The global economic crisis poses a massive threat to the stability of the public healthcare ans social systems and to general access to healthcare services, warn leading experts speaking about this year’s key theme of “Financial Crisis and Health Policy” at the European Health Forum Gastein (30 September to 3 October 2009), the leading health policy event in the European Union.

Empty government coffers reduce the possibility and willingness for government support of the healthcare system; declining economic output and rising unemployment in turn lead to a decline in contributions to the health insurance schemes. The problem is also intensified by the fact that the economic crisis also encourages unhealthy behavioural patterns – poor nutritional habits, smoking, alcohol, less movement. As a whole, the consequences for socially weak groups are substantially more serious and the health differences between population groups are becoming considerably greater.

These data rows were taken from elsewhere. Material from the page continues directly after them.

@@ -302,23 +302,23 @@
     mbar_wait_unguarded(&full_bar[s], ph);
     __syncwarp();
     wgmma_fence();
-    wgmma_fence_acc(acc[0]);
-    wgmma_fence_acc(acc[1]);
+#pragma unroll
+    for (int h = 0; h < NH; ++h) wgmma_fence_acc(acc[h]);
     for (int ch = 0; ch < nch; ++ch) {
-      const uint32_t a_addr = smem0 + s * stage_bytes + ch * Cfg::STAGE_BYTES;
-      const uint32_t b_addr = a_addr + Cfg::A_BYTES;
+      const uint32_t a_addr = smem0 + s * stage_bytes + ch * Cfg::STAGE_BYTES + a_off;
+      const uint32_t b_addr = smem0 + s * stage_bytes + ch * Cfg::STAGE_BYTES + Cfg::A_BYTES;
 #pragma unroll
       for (int k = 0; k < BK / 16; ++k) {
         const uint64_t bd = TB ? gmma_desc(b_addr + k * 2048, BK * 128, 1024) : gmma_desc(b_addr + k * 32, 16, 1024);
         const uint32_t accum = (i > 0 || ch > 0 || k > 0) ? 1u : 0u;
 #pragma unroll
-        for (int h = 0; h < 2; ++h) wgmma_bf16<BN, 0, TB>(acc[h], gmma_desc(a_addr + h * (64 * 128) + k * 32, 16, 1024), bd, accum);
+        for (int h = 0; h < NH; ++h) wgmma_bf16<BN, 0, TB>(acc[h], gmma_desc(a_addr + h * (64 * 128) + k * 32, 16, 1024), bd, accum);
       }
     }
     wgmma_commit();
     wgmma_wait<1>();
-    wgmma_fence_acc(acc[0]);
-    wgmma_fence_acc(acc[1]);
+#pragma unroll
+    for (int h = 0; h < NH; ++h) wgmma_fence_acc(acc[h]);
     if (prev >= 0) {
       __syncwarp();
       mbar_arrive_if(&empty_bar[prev], lane == 0);
@@ -331,8 +331,8 @@
     }
   }
   wgmma_wait<0>();
-  wgmma_fence_acc(acc[0]);
-  wgmma_fence_acc(acc[1]);
+#pragma unroll
+  for (int h = 0; h < NH; ++h) wgmma_fence_acc(acc[h]);
   if (prev >= 0) {
     __syncwarp();
     mbar_arrive_if(&empty_bar[prev], lane == 0);
@@ -362,12 +362,13 @@
 
 __device__ __forceinline__ uint32_t swz128(uint32_t box, int r, int q) { return box + r * 128 + ((q ^ (r & 7)) << 4); }
 
-template <int BN, int MODE>
-__global__ void __launch_bounds__(PP_THREADS, 1)
-    gemm_pingpong_kernel(const __grid_constant__ CUtensorMap tmA, const __grid_constant__ CUtensorMap tmB, const __grid_constant__ CUtensorMap tmR,
-                         const __grid_constant__ CUtensorMap tmX, int M, int N, int K, int ntaps, int tap_w, int tap_sign, int tiles_m,
-                         int tiles_n, int total_tiles, int STAGES, int KCH, int N_IN, GemmEpi epi) {
-  static_assert(MODE != 1 && BN <= 128, "TN / NN tiles of 128 x 64 or 128 x 128");
+template <int BN, int MODE, bool COOP>
+__device__ __forceinline__ void gemm_tn_nn_body(const CUtensorMap& tmA, const CUtensorMap& tmB, const CUtensorMap& tmR, const CUtensorMap& tmX,
+                                                int M, int N, int K, int ntaps, int tap_w, int tap_sign, int tiles_m, int tiles_n,
+                                                int total_tiles, int STAGES, int KCH, int N_IN, const GemmEpi& epi) {
+  static_assert(MODE != 1 && (COOP ? (BN == 128 || BN == 256) : BN <= 128), "TN / NN: ping-pong 128 x 64 / 128, cooperative 128 x 128 / 256");
+  constexpr int READERS = COOP ? 8 : 4;
+  constexpr int NH = COOP ? 1 : 2;
   using Cfg = GemmCfg<BN>;
   extern __shared__ uint8_t smem_raw[];
   uint8_t* smem = reinterpret_cast<uint8_t*>((reinterpret_cast<uintptr_t>(smem_raw) + 1023) & ~static_cast<uintptr_t>(1023));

“The crisis is a serious threat to the healthcare system, but the negative consequences are not inevitable,” says Armin Fidler, the World Bank’s chief advisor on health issues. “The problem could be efficiently countered with specific measures in the scope of the various national economic stimulus programmes.” Experience from earlier crises shows that spending on general healthcare is considerably reduced during economic downturns and that afterward it takes a relatively long time before it reaches the former standard again. “Those who allow the crisis to reduce the standard of healthcare are getting into a long-term problem with potentially catastrophic consequences for the social situation,” Fidler says.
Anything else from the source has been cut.